WHAT NEEDS TO BE DONE
Where does the string "inline" appear in the records? Copy each line that holds it.

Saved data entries

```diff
+template <int POLY>
+inline int attn_tc9_attr() {
+    B2D_CUDA(cudaFuncSetAttribute(attn_tc9_kernel<POLY>, cudaFuncAttributeMaxDynamicSharedMemorySize, AT8_SMEM));
+    B2D_CUDA(cudaFuncSetAttribute(attn_tc9_kernel<POLY>, cudaFuncAttributePreferredSharedMemoryCarveout, cudaSharedmemCarveoutMaxShared));
+    return 0;
+}
+inline int attn_tc9_init_attrs() {
+    B2D_TRY(attn_tc9_attr<0>());
+    B2D_TRY(attn_tc9_attr<2>());
+    B2D_TRY(attn_tc9_attr<3>());
+    B2D_TRY(attn_tc9_attr<4>());
+    B2D_TRY(attn_tc9_attr<5>());
+    return 0;
+}
+
+inline int attn_tc9_launch(const AttnTcMaps& m, f16* o, int B, int L, int C, int heads, cudaStream_t st) {
+    const float scale_log2e = 1.4426950408889634f / sqrtf((float)ATC_D);
+    const dim3 grid(L / ATC_BLK, heads, B), block(AT8_THREADS);
+    switch (attn_tc9_poly()) {
+        case 0: case 1: B2D_CUDA(launch_k(attn_tc9_kernel<0>, grid, block, AT8_SMEM, st, m.q, m.kv, o, L, C, scale_log2e)); break;
+        case 2: B2D_CUDA(launch_k(attn_tc9_kernel<2>, grid, block, AT8_SMEM, st, m.q, m.kv, o, L, C, scale_log2e)); break;
+        case 3: B2D_CUDA(launch_k(attn_tc9_kernel<3>, grid, block, AT8_SMEM, st, m.q, m.kv, o, L, C, scale_log2e)); break;
+        case 4: B2D_CUDA(launch_k(attn_tc9_kernel<4>, grid, block, AT8_SMEM, st, m.q, m.kv, o, L, C, scale_log2e)); break;
+        default: B2D_CUDA(launch_k(attn_tc9_kernel<5>, grid, block, AT8_SMEM, st, m.q, m.kv, o, L, C, scale_log2e)); break;
+    }
+    return 0;
+}
+
+}
diff --git a/diffusionmodelscustom_b200/csrc/b200ddpm.cu b/diffusionmodelscustom_b200/csrc/b200ddpm.cu
--- a/diffusionmodelscustom_b200/csrc/b200ddpm.cu
+++ b/diffusionmodelscustom_b200/csrc/b200ddpm.cu
@@ -15,6 +15,7 @@
 #include "attention_tc3d32.cuh"
 #include "attention_tc6.cuh"
 #include "attention_tc8.cuh"
+#include "attention_tc9.cuh"
 #include "attn_block.cuh"
 #include "common.cuh"
 #include "conv.cuh"
@@ -544,7 +545,7 @@
             auto tmq = std::make_shared<AttnTcMaps>();
             if (attn_tc_make_map(tmq.get(), qkv, B, L, C) != 0) { err = -1; return; }
             ops.meta(role + ".sdpa", "attn_tc", 4.0 * (double)L * L * C * B, 8.0 * rows * C);
-            static const int attn_v = getenv("B2D_ATTN_V") ? atoi(getenv("B2D_ATTN_V")) : 8;
+            static const int attn_v = getenv("B2D_ATTN_V") ? atoi(getenv("B2D_ATTN_V")) : 9;
             const int sms = h->num_sms;
             if (attn_v == 2 && attn_tc2_supported(L, C, heads))
                 ops.push_back([=](cudaStream_t st) { return attn_tc2_launch(*tmq, ao, Bc, L, C, heads, sms, st); });
@@ -560,6 +561,8 @@
                 ops.push_back([=](cudaStream_t st) { return attn_tc6_launch<1>(*tmq, ao, Bc, L, C, heads, st); });
             else if (attn_v == 8)
                 ops.push_back([=](cudaStream_t st) { return attn_tc8_launch(*tmq, ao, Bc, L, C, heads, st); });
+            else if (attn_v == 9)
+                ops.push_back([=](cudaStream_t st) { return attn_tc9_launch(*tmq, ao, Bc, L, C, heads, st); });
             else
                 ops.push_back([=](cudaStream_t st) { return attn_tc3_launch(*tmq, ao, Bc, L, C, heads, st); });
         } else if (attn_tc5_supported(L, C, heads) && !no_tc_attn) {
@@ -1025,6 +1028,7 @@
         if ((rc = attn_tc5_init_attrs())) break;
         if ((rc = attn_tc6_init_attrs())) break;
         if ((rc = attn_tc8_init_attrs())) break;
+        if ((rc = attn_tc9_init_attrs())) break;
         if ((rc = tail_tc_init_attrs())) break;
         if ((rc = gemm_stream_init_attrs())) break;
         if ((rc = attn_block_init_attrs())) break;
@@ -1550,7 +1554,7 @@
         B2D_TRY(attn_tc_init_attrs());
         AttnTcMaps tm;
         B2D_TRY(attn_tc_make_map(&tm, (const f16*)qkv, B, L, C));
-        const int attn_v = getenv("B2D_ATTN_V") ? atoi(getenv("B2D_ATTN_V")) : 8;
+        const int attn_v = getenv("B2D_ATTN_V") ? atoi(getenv("B2D_ATTN_V")) : 9;
         if (attn_v == 3) {
             B2D_TRY(attn_tc3_init_attrs());
             return attn_tc3_launch(tm, (f16*)o, B, L, C, heads, as_stream(stream));
@@ -1558,6 +1562,10 @@
         if (attn_v == 8) {
             B2D_TRY(attn_tc8_init_attrs());
             return attn_tc8_launch(tm, (f16*)o, B, L, C, heads, as_stream(stream));
+        }
+        if (attn_v == 9) {
+            B2D_TRY(attn_tc9_init_attrs());
+            return attn_tc9_launch(tm, (f16*)o, B, L, C, heads, as_stream(stream));
         }
         if (attn_v == 6 || attn_v == 7) {
             B2D_TRY(attn_tc6_init_attrs());
```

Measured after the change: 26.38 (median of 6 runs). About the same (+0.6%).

EXERCISE RESULT
+inline int attn_tc9_attr() {
+inline int attn_tc9_init_attrs() {
+inline int attn_tc9_launch(const AttnTcMaps& m, f16* o, int B, int L, int C, int heads, cudaStream_t st) {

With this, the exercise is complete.